Denisovskoe coal deposit (Republic of Yakutia), proven reserves of coal are 66 million tons. The rights to develop individual areas belong to the Evraz Group.

Kholodnenskoye polymetallic deposit of lead and zinc (Republic of Buryatia), proven reserves of lead and zinc 334 million tons, promising reserves 185 million tons. Development rights belong to.

Ozernoe zinc deposit, proven reserves 104.96 million tons, promising reserves 23.2 million tons. Development rights belong to.

Udokan copper deposit (Chita region), copper reserves of 20 million tons (58% of Russian copper reserves) with a copper content of 1.5% in ore. The approximate estimate of the necessary investments in development is $1.5 billion. The auction is scheduled for 2006, after the approval of amendments to the law “On Subsoil”. The contenders for the deposit are MMC Norilsk Nickel, UMMC, RMK, Phelps Dodge.

Elegest coal deposit (Republic of Tuva), reserves are estimated at 1 billion tons. Investment estimate - $1-1.1 billion over 5-6 years. The start of production is planned for 2006. The development rights belong to the United Industrial Corporation.

Types of deposits

One of the parameters affecting the volume of ore production and processing costs is the type of rock. Despite the identical properties of pure metal, the process of its formation in nature varies. Nickel ores include:

1. Copper-nickel ores, sulfides. The predominant type that requires the least amount of energy for processing. Distributed throughout the CIS and Canada.
2. Silicates, cobalt-nickel. Located in Indonesia, Cuba. It was also in this form that nickel was mined at the beginning of the development of domestic mining - in the Middle Urals.
3. Copper-pyrite and sulfide-arsenide ores. They are considered secondary, since nickel is not the main substance during mining.

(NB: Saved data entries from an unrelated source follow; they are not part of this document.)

template <int NRT, int NCT, bool GGA, int NS = 1>
__global__ __launch_bounds__(256, 2) void density_lr_kernel(double *__restrict__ rho, double *__restrict__ grho,
                                                            const double *__restrict__ ao, int ngrid, int ld,
                                                            const double *__restrict__ orb,
                                                            const double *__restrict__ orbt, int ntile, int lda) {
    extern __shared__ __attribute__((aligned(16))) double lds[];
    constexpr int RP = LrGeom<NRT>::RP, RPS = LrGeom<NRT>::RPS;
    constexpr int LSB = NCT * 16;
    constexpr int LSBP = lr_panel_stride(NCT);
    constexpr int A_SZ = DEN_BM * DEN_SA;
    constexpr int B_SZ = DEN_KC * (LSBP > RPS ? LSBP : RPS);
    constexpr int NL2 = (DEN_KC * RP / 2 + DEN_NT - 1) / DEN_NT;
    constexpr int NB2 = (DEN_KC * LSB / 2 + DEN_NT - 1) / DEN_NT;
    double *sA = lds, *sB = lds + 2 * A_SZ;
    const int tid = threadIdx.x, wave = tid >> 6, lane = tid & 63;
    const int lr = lane & 15, lk = lane >> 4;
    const int g0 = blockIdx.x * DEN_BM;
    const size_t cs = (size_t)ngrid * lda;
    const double *aoblk = ao + (size_t)g0 * lda;
    const int rmax = ngrid - 1 - g0;
    const int arow = tid >> 2, aseg = (tid & 3) * 4;
    const int aoff = min(arow, rmax) * lda + aseg;

    DEN_TRACE_POINT(0);
    v4d a1[NRT];
#pragma unroll
    for (int ct = 0; ct < NRT; ct++) a1[ct] = v4d{0, 0, 0, 0};
    {
        static_assert(NL2 <= 4, "L chunk wider than 4 double2 per thread");
        double2 pa0a, pa0b, pa1a, pa1b, pl0a, pl0b, pl0c, pl0d, pl1a, pl1b, pl1c, pl1d;
        pl0a = pl0b = pl0c = pl0d = pl1a = pl1b = pl1c = pl1d = make_double2(0.0, 0.0);
        const int nk = ld / DEN_KC;
        const int lo0 = min((tid + 0 * DEN_NT) * 2, DEN_KC * RP - 2), lo1 = min((tid + 1 * DEN_NT) * 2, DEN_KC * RP - 2);
        const int lo2 = min((tid + 2 * DEN_NT) * 2, DEN_KC * RP - 2), lo3 = min((tid + 3 * DEN_NT) * 2, DEN_KC * RP - 2);
#define DQC_LR_PREFETCH(KC, S)                                                                            \
    {                                                                                                     \
        const int kq = min((KC), nk - 1);      \
        const double *s_ = aoblk + kq * DEN_KC + aoff;                                                    \
        pa##S##a = *reinterpret_cast<const double2 *>(s_);                                                \
        pa##S##b = *reinterpret_cast<const double2 *>(s_ + 2);                                            \
        const double *l_ = orb + (size_t)kq * DEN_KC * RP;  \
        pl##S##a = *reinterpret_cast<const double2 *>(l_ + lo0);                                          \
        if (NL2 > 1) pl##S##b = *reinterpret_cast<const double2 *>(l_ + lo1);                             \
        if (NL2 > 2) pl##S##c = *reinterpret_cast<const double2 *>(l_ + lo2);                             \
        if (NL2 > 3) pl##S##d = *reinterpret_cast<const double2 *>(l_ + lo3);                             \
    }
#define DQC_LR_PUT(I, V)                                                                                  \
    {                                                                                                     \
        const int e_ = (tid + (I) * DEN_NT) * 2;                                                          \
        const int row_ = e_ / RP, col_ = e_ - row_ * RP;                                                  \
        if (row_ < DEN_KC) *reinterpret_cast<double2 *>(sB + buf_ * B_SZ + row_ * RPS + col_) = V;        \
    }
#define DQC_LR_STAGE(KC, S)                                                                               \
    if ((KC) < nk) {                                                                                      \
        const int buf_ = (KC) & 1;                                                                        \
        double *a_ = sA + buf_ * A_SZ + arow * DEN_SA + aseg;                                             \
        *reinterpret_cast<double2 *>(a_) = pa##S##a;                                                      \
        *reinterpret_cast<double2 *>(a_ + 2) = pa##S##b;                                                  \
        DQC_LR_PUT(0, pl##S##a)                                                                           \
        if (NL2 > 1) DQC_LR_PUT(1, pl##S##b)                                                              \
        if (NL2 > 2) DQC_LR_PUT(2, pl##S##c)                                                              \
        if (NL2 > 3) DQC_LR_PUT(3, pl##S##d)                                                              \
    }
#define DQC_LR_MFMAS(KC)                                                                                  \
    {                                                                                                     \
        const int buf_ = (KC) & 1;                                                                        \
        const double *b_ = sA + buf_ * A_SZ + (wave * 16 + lr) * DEN_SA + lk;  \
        const double *a_ = sB + buf_ * B_SZ + lk * RPS + lr;                   \
        _Pragma("unroll") for (int kk = 0; kk < DEN_KC / 4; kk++) {                                       \
            const double bv = b_[kk * 4];                                                                 \
            _Pragma("unroll") for (int ct = 0; ct < NRT; ct++)                                            \
                a1[ct] = mfma_f64(a_[kk * 4 * RPS + ct * 16], bv, a1[ct]);                                \
        }                                                                                                 \
    }
        DQC_LR_PREFETCH(0, 0)
        DQC_LR_PREFETCH(1, 1)
        DQC_LR_STAGE(0, 0)
        __syncthreads();
        int kc = 0;
        for (; kc + 1 < nk; kc += 2) {
            DQC_LR_PREFETCH(kc + 2, 0)
            DQC_LR_MFMAS(kc)
            DQC_LR_STAGE(kc + 1, 1)
            __syncthreads();
            DQC_LR_PREFETCH(kc + 3, 1)
            DQC_LR_MFMAS(kc + 1)
            DQC_LR_STAGE(kc + 2, 0)
            __syncthreads();
        }
        if (kc < nk) {
            DQC_LR_MFMAS(kc)
            __syncthreads();
        }
#undef DQC_LR_PREFETCH
#undef DQC_LR_STAGE
#undef DQC_LR_PUT
#undef DQC_LR_MFMAS
    }

    static_assert(NS == 1 || (NS == 2 && NRT % 2 == 0), "two spin channels of equal padded width");
    constexpr int NRU = NRT / NS;
#pragma unroll
    for (int sp = 0; sp < NS; sp++) {
        double rs = 0.0;
#pragma unroll
        for (int ct = sp * NRU; ct < (sp + 1) * NRU; ct++)
#pragma unroll
            for (int q = 0; q < 4; q++) rs += a1[ct][q] * a1[ct][q];
        rs += __shfl_xor(rs, 16);
        rs += __shfl_xor(rs, 32);
        const int row = g0 + wave * 16 + lr;
        if (lk == 0 && row < ngrid) rho[(size_t)sp * ngrid + row] = rs;
    }
    if (!GGA) return;

    double p[NS][4][GGA ? 4 : 1];
#pragma unroll
    for (int sp = 0; sp < NS; sp++)
#pragma unroll
    for (int r = 0; r < 4; r++)
#pragma unroll
        for (int q = 0; q < (GGA ? 4 : 1); q++) p[sp][r][q] = 0.0;
    int roff[4];
#pragma unroll
    for (int r = 0; r < 4; r++) roff[r] = min(wave * 16 + lk + 4 * r, rmax) * lda + (DEN_PAIRED ? 2 : 1) * lr;

    for (int jnew = 0; jnew < ntile; jnew += NCT) {
        const int jc = min(jnew, ntile - NCT);
        v4d acc[NS][NCT];
#pragma unroll
        for (int sp = 0; sp < NS; sp++)
#pragma unroll
        for (int ct = 0; ct < NCT; ct++) acc[sp][ct] = v4d{0, 0, 0, 0};
        double2 pb[NB2];
        int boff[NB2];
        bool bzero[NB2];
#pragma unroll
        for (int i = 0; i < NB2; i++) {
            const int e = min((tid + i * DEN_NT) * 2, DEN_KC * LSB - 2);
            const int row = e / LSB, col = e - row * LSB;
            boff[i] = row * ld + jc * 16 + col;
            bzero[i] = jc * 16 + col < jnew * 16;
        }
        auto prefetch = [&](int kc) {
            const double *l = orbt + (size_t)kc * DEN_KC * ld;
#pragma unroll
            for (int i = 0; i < NB2; i++) {
                pb[i] = *reinterpret_cast<const double2 *>(l + boff[i]);
                if (bzero[i]) pb[i] = make_double2(0.0, 0.0);
            }
        };
        auto stage = [&](int buf) {
#pragma unroll
            for (int i = 0; i < NB2; i++) {
                const int e = (tid + i * DEN_NT) * 2;
                const int row = e / LSB, col = e - row * LSB;
                if (row < DEN_KC) {
                    double *d = sB + buf * B_SZ + row * LSBP + col;
                    d[0] = pb[i].x;
                    d[1] = pb[i].y;
                }
            }
        };
        __syncthreads();
        prefetch(0);
        stage(0);
        __syncthreads();
#pragma unroll 1
        for (int kc = 0; kc < NRT; kc++) {
            const int buf = kc & 1;
            if (kc + 1 < NRT) prefetch(kc + 1);
            v4d a4 = a1[0];
#pragma unroll
            for (int c = 1; c < NRT; c++)
                if (kc == c) a4 = a1[c];
            const double *b = sB + buf * B_SZ + lk * LSBP + lr;
            const double *b2 = b + lr;
#pragma unroll
            for (int kk = 0; kk < 4; kk++) {
                const double av = a4[kk];
#pragma unroll
                for (int ct = 0; ct < NCT; ct++) {
                    const double bv = (DEN_PAIRED && ct < 2 * (NCT / 2)) ? b2[kk * 4 * LSBP + 32 * (ct >> 1) + (ct & 1)]
                                                                        : b[kk * 4 * LSBP + ct * 16];
                    if (NS == 1 || kc < NRU) acc[0][ct] = mfma_f64(av, bv, acc[0][ct]);
                    else acc[NS - 1][ct] = mfma_f64(av, bv, acc[NS - 1][ct]);
                }
            }
            if (kc + 1 < NRT) stage(buf ^ 1);
            __syncthreads();
        }
        DEN_TRACE_POINT(1);
        if constexpr (NS == 2) {
            static_assert(NS == 1 || (DEN_PAIRED && GGA), "spin-fused form: paired epilogue only");
            rowdot_epilogue_paired2<NCT>(acc, p, aoblk, cs, roff, lr, jc * 16);
        } else if constexpr (!DEN_PAIRED) rowdot_epilogue<NCT, GGA, 1>(acc[0], p[0], aoblk, aoblk, cs, roff, jc * 16);
        else if constexpr (GGA) rowdot_epilogue_paired<NCT, true, 1>(acc[0], p[0], aoblk, aoblk, cs, roff, lr, jc * 16);
        DEN_TRACE_POINT(2);
    }
#pragma unroll
    for (int sp = 0; sp < NS; sp++)
#pragma unroll
    for (int r = 0; r < 4; r++)
#pragma unroll
        for (int q = 0; q < (GGA ? 4 : 1); q++) {
            double v = p[sp][r][q];
            v += __shfl_xor(v, 1);
            v += __shfl_xor(v, 2);
            v += __shfl_xor(v, 4);
            v += __shfl_xor(v, 8);
            p[sp][r][q] = v;
        }
    if (lr == 0) {
#pragma unroll
        for (int sp = 0; sp < NS; sp++)
#pragma unroll
        for (int r = 0; r < 4; r++) {
            const int row = g0 + wave * 16 + lk + 4 * r;
            if (row < ngrid) {
                double *gs = grho + (size_t)sp * 3 * ngrid;
                gs[row] = 2.0 * p[sp][r][1];
                gs[(size_t)ngrid + row] = 2.0 * p[sp][r][2];
                gs[2 * (size_t)ngrid + row] = 2.0 * p[sp][r][3];
            }
        }
    }
}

Large quantities of nickel reserves also lie on the ocean floor. Therefore, potential leaders also include countries that have resources and access to the appropriate extraction method. However, the amount of nickel reserves on land remains so large that the unnecessary costs of such methods are considered impractical.

World reserves

Data taken from different sources are very contradictory and differ greatly in terms of years, mineral content, as well as in the level of confirmed reliability by expert services.

The identified resources of nickel ores are estimated at 190-210 million tons. Of these, most of them have a nickel concentration of over 1% (130 million tons), a smaller part with a concentration of 0.2-1% (80 million tons). Huge deposits of this unique mineral are located at the bottom of the world's oceans (almost 700 million tons), although they have an average concentration of this mineral.

It is difficult to say which country has the largest reserves of nickel ore. One thing can be said with a fair degree of confidence that the list of leaders (countries with more than 5 million tons of deposits of this resource) includes: Australia, Brazil, Indonesia, Canada, Cuba, Russia, New Caledonia. The following countries also have significant reserves (more than 1 million tons): Albania, Greece, the territory of the former Yugoslavia, Ukraine, Kazakhstan, Guatemala, Colombia, Burkina Faso, Burundi, Ivory Coast, Madagascar, South Africa, China, the Philippines, Papua New Guinea.

Cobalt

World cobalt reserves are estimated at approximately 500 million tons, of which proven reserves in 2005 amount to almost 13 million tons.

Nickel mining methods

Deposit development is carried out using several methods. The choice is related to the type of ore as well as production costs.

1. Open method. It is a quarry. Using machines, ore is extracted from stepped walls, after which it is transported to the surface using excavators and dump trucks.
2. Closed. Occurs at a depth of a kilometer or less. It is characterized by a greater degree of danger and large expenses for machinery and equipment.
3. Mining from the seabed. The most expensive method, with limited processing capabilities at the extraction site.

Mines and wells are installed in places that contain associated minerals with beneficial properties. This allows you to recoup production costs. The optimal method of extraction remains a conventional quarry.